Fantastic, Alice! Thank you for the macro =)

Also, interesting idea with the loop..

In my opinion, a loop with a match on an event type often produces nicer code in Rust, because it integrates more nicely with the ownership model of Rust. You don't need to mess with shared values like what callbacks force you to.

2 Likes

@alice is not it suboptimal to have a match for each instance of an event? Let's say I have a thousand types of events and only a few types have registered callbacks. Is not it suboptimal to put every event in the queue and use match?

It's not much different than registering a thousand event listeners just above the loop is it? If you only need to handle a few events, you can simply add an _ => {} case to the match.

Registering of events happens once on setup. Passing through the match with 1000 options 100 times a second is costly.

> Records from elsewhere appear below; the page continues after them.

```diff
   if (p.n_tiny > 0) gemm::wgrad_tiny_plan(Mrows, p.n_tiny, &p.tiny_splits, &p.tiny_kps);
   return p;
@@ -940,7 +985,22 @@
 static int layer_splits(const Plan& p, int32_t N, int32_t K) {
   if (gemm::wgrad_tiny_shape(N, K)) return p.tiny_splits;
   int kind, gx, gy; tile_shape(N, K, &kind, &gx, &gy, true);
-  return problem_splits(p, kind);
+  return p.sp[plan_kind(kind)];
+}
+struct Dispatch { int n, n_lead; int layer[MAXG]; int first[MAXG + 1]; };
+static Dispatch dispatch_order(const Plan& p, int n, const int32_t* N, const int32_t* K) {
+  Dispatch d{};
+  for (int pass = 0; pass < 2; ++pass) {
+    for (int l = 0; l < n; ++l) {
+      if (gemm::wgrad_tiny_shape(N[l], K[l])) continue;
+      int kind, gx, gy; tile_shape(N[l], K[l], &kind, &gx, &gy, true);
+      if (p.lead >= 0 ? (plan_kind(kind) == p.lead) != (pass == 0) : pass != 0) continue;
+      d.layer[d.n] = l; d.first[d.n + 1] = d.first[d.n] + gx * gy * p.sp[plan_kind(kind)];
+      ++d.n;
+    }
+    if (pass == 0) d.n_lead = d.first[d.n];
+  }
+  return d;
 }
 bool chain_tail_supported(int n_layers, const int32_t* N, const int32_t* K) {
   if (n_layers < 2) return false;
@@ -948,15 +1008,30 @@
   return gemm::wgrad_tiny_shape(N[0], K[0]) && gemm::wgrad_tiny_shape(N[l], K[l]) && K[0] <= 15 && N[0] <= 128 && N[l] <= 16 && K[l] <= 127;
 }
 static int tail_splits(int64_t Mrows) { return (int)ceil_div(Mrows, (int64_t)kChainRows); }
-static size_t slabs_alloc(const Plan& p, int64_t Mrows, int n, const int32_t* N, const int32_t* K, int l) {
-  size_t sp = (size_t)layer_splits(p, N[l], K[l]);
+struct Plans { Plan of[2]; };
+static Plans make_plans(int64_t Mrows, int n, const int32_t* N, const int32_t* K) {
+  struct Key { int64_t M; int n; int32_t N[MAXG], K[MAXG]; };
+  thread_local Key last{};
+  thread_local Plans kept{};
+  Key k{};
+  k.M = Mrows; k.n = n;
+  for (int l = 0; l < n && l < MAXG; ++l) { k.N[l] = N[l]; k.K[l] = K[l]; }
+  bool same = last.M == k.M && last.n == k.n;
+  for (int l = 0; same && l < MAXG; ++l) same = last.N[l] == k.N[l] && last.K[l] == k.K[l];
+  if (same) return kept;
+  kept = Plans{{make_plan(Mrows, n, N, K, 0), make_plan(Mrows, n, N, K, 1)}};
+  last = k;
+  return kept;
+}
+static size_t slabs_alloc(const Plans& ps, int64_t Mrows, int n, const int32_t* N, const int32_t* K, int l) {
+  size_t sp = (size_t)std::max(layer_splits(ps.of[0], N[l], K[l]), layer_splits(ps.of[1], N[l], K[l]));
   if ((l == 0 || l == n - 1) && chain_tail_supported(n, N, K)) sp = std::max(sp, (size_t)tail_splits(Mrows));
   return sp;
 }
-static size_t ws_layout(const Plan& p, int64_t Mrows, int n, const int32_t* N, const int32_t* K, size_t* slab_off, size_t* db_off) {
+static size_t ws_layout(const Plans& ps, int64_t Mrows, int n, const int32_t* N, const int32_t* K, size_t* slab_off, size_t* db_off) {
   size_t off = 0;
   for (int l = 0; l < n; ++l) {
-    const size_t sp = slabs_alloc(p, Mrows, n, N, K, l);
+    const size_t sp = slabs_alloc(ps, Mrows, n, N, K, l);
     if (slab_off) slab_off[l] = off;
     off += align_up(sp * N[l] * K[l] * sizeof(float), 256);
     if (db_off) db_off[l] = off;
@@ -968,7 +1043,7 @@
                      float** slab_first, float** db_first, float** slab_last, float** db_last) {
   if (!chain_tail_supported(n_layers, N, K) || n_layers > MAXG) { set_error("chain tail: these layer shapes are not supported"); return CLICA_E_INVALID; }
   size_t slab_off[MAXG], db_off[MAXG];
-  const size_t need = ws_layout(make_plan(M, n_layers, N, K), M, n_layers, N, K, slab_off, db_off);
+  const size_t need = ws_layout(make_plans(M, n_layers, N, K), M, n_layers, N, K, slab_off, db_off);
   if (!workspace || need > workspace_bytes) { set_error("chain tail: weight-gradient workspace %zu < %zu", workspace_bytes, need); return CLICA_E_WORKSPACE; }
   char* w = reinterpret_cast<char*>(workspace);
   *slab_first = reinterpret_cast<float*>(w + slab_off[0]); *db_first = reinterpret_cast<float*>(w + db_off[0]);
@@ -1002,7 +1077,33 @@
 extern "C" int clica_mlp_wgrad_split_workspace_bytes(int64_t M, int32_t n_layers, const int32_t* N, const int32_t* K, size_t* bytes) {
   CLICA_CHECK_ARG(bytes && N && K && M > 0 && n_layers >= 1 && n_layers <= MAXG, "clica_mlp_wgrad_split_workspace_bytes: bad argument");
   for (int l = 0; l < n_layers; ++l) CLICA_CHECK_ARG(N[l] >= 1 && K[l] >= 1, "clica_mlp_wgrad_split_workspace_bytes: layer %d: bad size", l);
-  *bytes = ws_layout(make_plan(M, n_layers, N, K), M, n_layers, N, K, nullptr, nullptr);
+  *bytes = ws_layout(make_plans(M, n_layers, N, K), M, n_layers, N, K, nullptr, nullptr);
+  return CLICA_OK;
+}
+
+extern "C" int clica_mlp_wgrad_split_plan(int64_t M, int32_t n_layers, const int32_t* N, const int32_t* K, int32_t arith,
+                                          int32_t* splits, int32_t* steps, int32_t* first_item, int32_t* items,
+                                          int64_t* slab_offset, int64_t* db_offset, int64_t* slab_count, int64_t* summary) {
+  CLICA_CHECK_ARG(N && K && splits && steps && first_item && items && slab_offset && db_offset && slab_count && summary && M > 0 &&
+                  n_layers >= 1 && n_layers <= MAXG && (arith == 0 || arith == 1), "clica_mlp_wgrad_split_plan: bad argument");
+  for (int l = 0; l < n_layers; ++l) CLICA_CHECK_ARG(N[l] >= 1 && K[l] >= 1, "clica_mlp_wgrad_split_plan: layer %d: bad size", l);
+  const Plans plans = make_plans(M, n_layers, N, K);
+  const Plan& p = plans.of[arith];
+  size_t so[MAXG], dbo[MAXG];
+  const size_t bytes = ws_layout(plans, M, n_layers, N, K, so, dbo);
+  for (int l = 0; l < n_layers; ++l) {
+    splits[l] = layer_splits(p, N[l], K[l]); steps[l] = 0; first_item[l] = -1; items[l] = 0;
+    slab_offset[l] = (int64_t)so[l]; db_offset[l] = (int64_t)dbo[l]; slab_count[l] = (int64_t)slabs_alloc(plans, M, n_layers, N, K, l);
+  }
+  const Dispatch d = dispatch_order(p, n_layers, N, K);
+  for (int q = 0; q < d.n; ++q) {
+    const int l = d.layer[q];
+    int kind, gx, gy; tile_shape(N[l], K[l], &kind, &gx, &gy, true);
+    steps[l] = p.gps[plan_kind(kind)]; first_item[l] = d.first[q]; items[l] = d.first[q + 1] - d.first[q];
+  }
+  summary[0] = d.first[d.n]; summary[1] = d.n_lead; summary[2] = p.lead;
+  summary[3] = (int64_t)p.item_cycles[0]; summary[4] = (int64_t)p.item_cycles[1];
+  summary[5] = (int64_t)bytes; summary[6] = p.groups; summary[7] = kNumCU;
   return CLICA_OK;
 }
 
@@ -1018,9 +1119,10 @@
                   "clica_mlp_wgrad_split: NULL pointer / empty batch");
   CLICA_CHECK_ARG(n_layers >= 1 && n_layers <= MAXG, "clica_mlp_wgrad_split: %d layers (1..%d supported)", n_layers, MAXG);
   CLICA_CHECK_ARG(!tail_slabs || chain_tail_supported(n_layers, N, K), "clica_mlp_wgrad_split_adam: tail_slabs set for shapes the chain's tail does not cover");
-  const Plan p = make_plan(M, n_layers, N, K);
+  const Plans plans = make_plans(M, n_layers, N, K);
+  const Plan& p = plans.of[state16 ? 1 : 0];
   size_t slab_off[MAXG], db_off[MAXG];
-  const size_t need = ws_layout(p, M, n_layers, N, K, slab_off, db_off);
+  const size_t need = ws_layout(plans, M, n_layers, N, K, slab_off, db_off);
   if (need > workspace_bytes) { set_error("clica_mlp_wgrad_split: workspace %zu < %zu", workspace_bytes, need); return CLICA_E_WORKSPACE; }
   hipStream_t st = as_stream(stream);
   GroupArgs G{};
@@ -1048,7 +1150,8 @@
     R.adam.step_dev = adam->step_dev; R.adam.t_offset = adam->t_offset;
     R.adam.s16_state = adam->split16_state; R.adam.s16_layers = adam->n_layers;
   }
-  int item = 0, rblock = 0, ng = 0;
+  Prob of_layer[MAXG];
+  int rblock = 0;
   for (int l = 0; l < n_layers; ++l) {
     CLICA_CHECK_ARG(dW[l] && N[l] >= 1 && K[l] >= 1 && lddw[l] >= K[l], "clica_mlp_wgrad_split: layer %d: bad argument", l);
     const bool tiny = gemm::wgrad_tiny_shape(N[l], K[l]);
@@ -1070,24 +1173,25 @@
                       "operands (clica_mlp_fwd_split / clica_mlp_dgrad_split with a plane buffer)", l, N[l], K[l]);
       CLICA_CHECK_ARG(((reinterpret_cast<uintptr_t>(dZ_planes[l]) | reinterpret_cast<uintptr_t>(X_planes[l])) & 15) == 0,
                       "clica_mlp_wgrad_split: layer %d: plane buffers must be 16-byte aligned", l);
-      Prob& g = G.p[ng];
+      Prob& g = of_layer[l] = Prob{};
       g.A = reinterpret_cast<const char*>(dZ_planes[l]); g.fuA = planes::units(N[l], 0);
       g.B = reinterpret_cast<const char*>(X_planes[l]); g.fuB = planes::units(K[l], 1);
       g.C = slab; g.ldc = K[l]; g.dbslab = db[l] ? dbslab : nullptr; g.M = N[l]; g.N = K[l];
       tile_shape(N[l], K[l], &g.a_wide, &g.gx, &g.gy, true);
-      g.groups = p.groups; g.gps = problem_gps(p, g.a_wide);
+      g.groups = p.groups; g.gps = p.gps[plan_kind(g.a_wide)];
       if (state16) {
         const Split16Scales* st16 = reinterpret_cast<const Split16Scales*>(state16);
         CLICA_CHECK_ARG(a_index && d_index && a_index[l] >= 0 && a_index[l] < 9 && d_index[l] >= 0 && d_index[l] < 9,
                         "clica_mlp_wgrad_split16: layer %d: scale index out of range", l);
         g.scaleA = &st16->sD[d_index[l]]; g.scaleB = &st16->sA[a_index[l]];
       }
-      G.first[ng] = item; item += g.gx * g.gy * sp;
-      ++ng;
     }
     rblock += gemm::slab_reduce_entry(R, l, rblock, sp, slab, dbslab, dW[l], lddw[l], db[l], N[l], K[l]);
   }
-  G.n = ng; G.first[ng] = G.total = item; R.first[n_layers] = rblock;
+  const Dispatch d = dispatch_order(p, n_layers, N, K);
+  for (int q = 0; q < d.n; ++q) { G.p[q] = of_layer[d.layer[q]]; G.first[q] = d.first[q]; }
+  const int ng = d.n, item = d.first[d.n];
+  G.n = ng; G.first[ng] = G.total = item; G.lead = d.n_lead; R.first[n_layers] = rblock;
   if (T.n > 0) {
     int rct = gemm::launch_wgrad_tiny(T, p.tiny_splits, st);
     if (rct) return rct;
diff --git a/include/clica.h b/include/clica.h
--- a/include/clica.h
+++ b/include/clica.h
@@ -182,6 +182,9 @@
                              int64_t M, int32_t N, int32_t K, void* dxT_planes, void* dxN_planes,
                              float* dX, int64_t lddx, clica_stream_t stream);
 int clica_mlp_wgrad_split_workspace_bytes(int64_t M, int32_t n_layers, const int32_t* N, const int32_t* K, size_t* bytes);
+int clica_mlp_wgrad_split_plan(int64_t M, int32_t n_layers, const int32_t* N, const int32_t* K, int32_t arith,
+                               int32_t* splits, int32_t* steps, int32_t* first_item, int32_t* items,
+                               int64_t* slab_offset, int64_t* db_offset, int64_t* slab_count, int64_t* summary);
 int clica_mlp_wgrad_split(int64_t M, int32_t n_layers, const void* const* dZ_planes, const void* const* X_planes,
                           const float* const* dZ, const int64_t* lddz, const float* const* X, const int64_t* ldx,
                           float* const* dW, const int64_t* lddw, float* const* db, const int32_t* N, const int32_t* K,
```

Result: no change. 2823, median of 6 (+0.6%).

No more costly then dispatching over registered event listeners. Probably even less costly, if the match can be optimized at compile-time.

1 Like

Without IO, cache miss is the common source of slowness. Box can easily triggers it, especially if you have lots of them.

But never believe human brain on performance. They're awful on guessing it. Always measure it with real machine, with proper tools like criterion.

2 Likes

Well it depends on how the event listeners are triggered, but the match probably compiles down to some sort of binary search, so finding the right branch takes 10 comparisons if you have 1000 branches. It may even compile to a jump table, in which case it would take a single array lookup and a goto.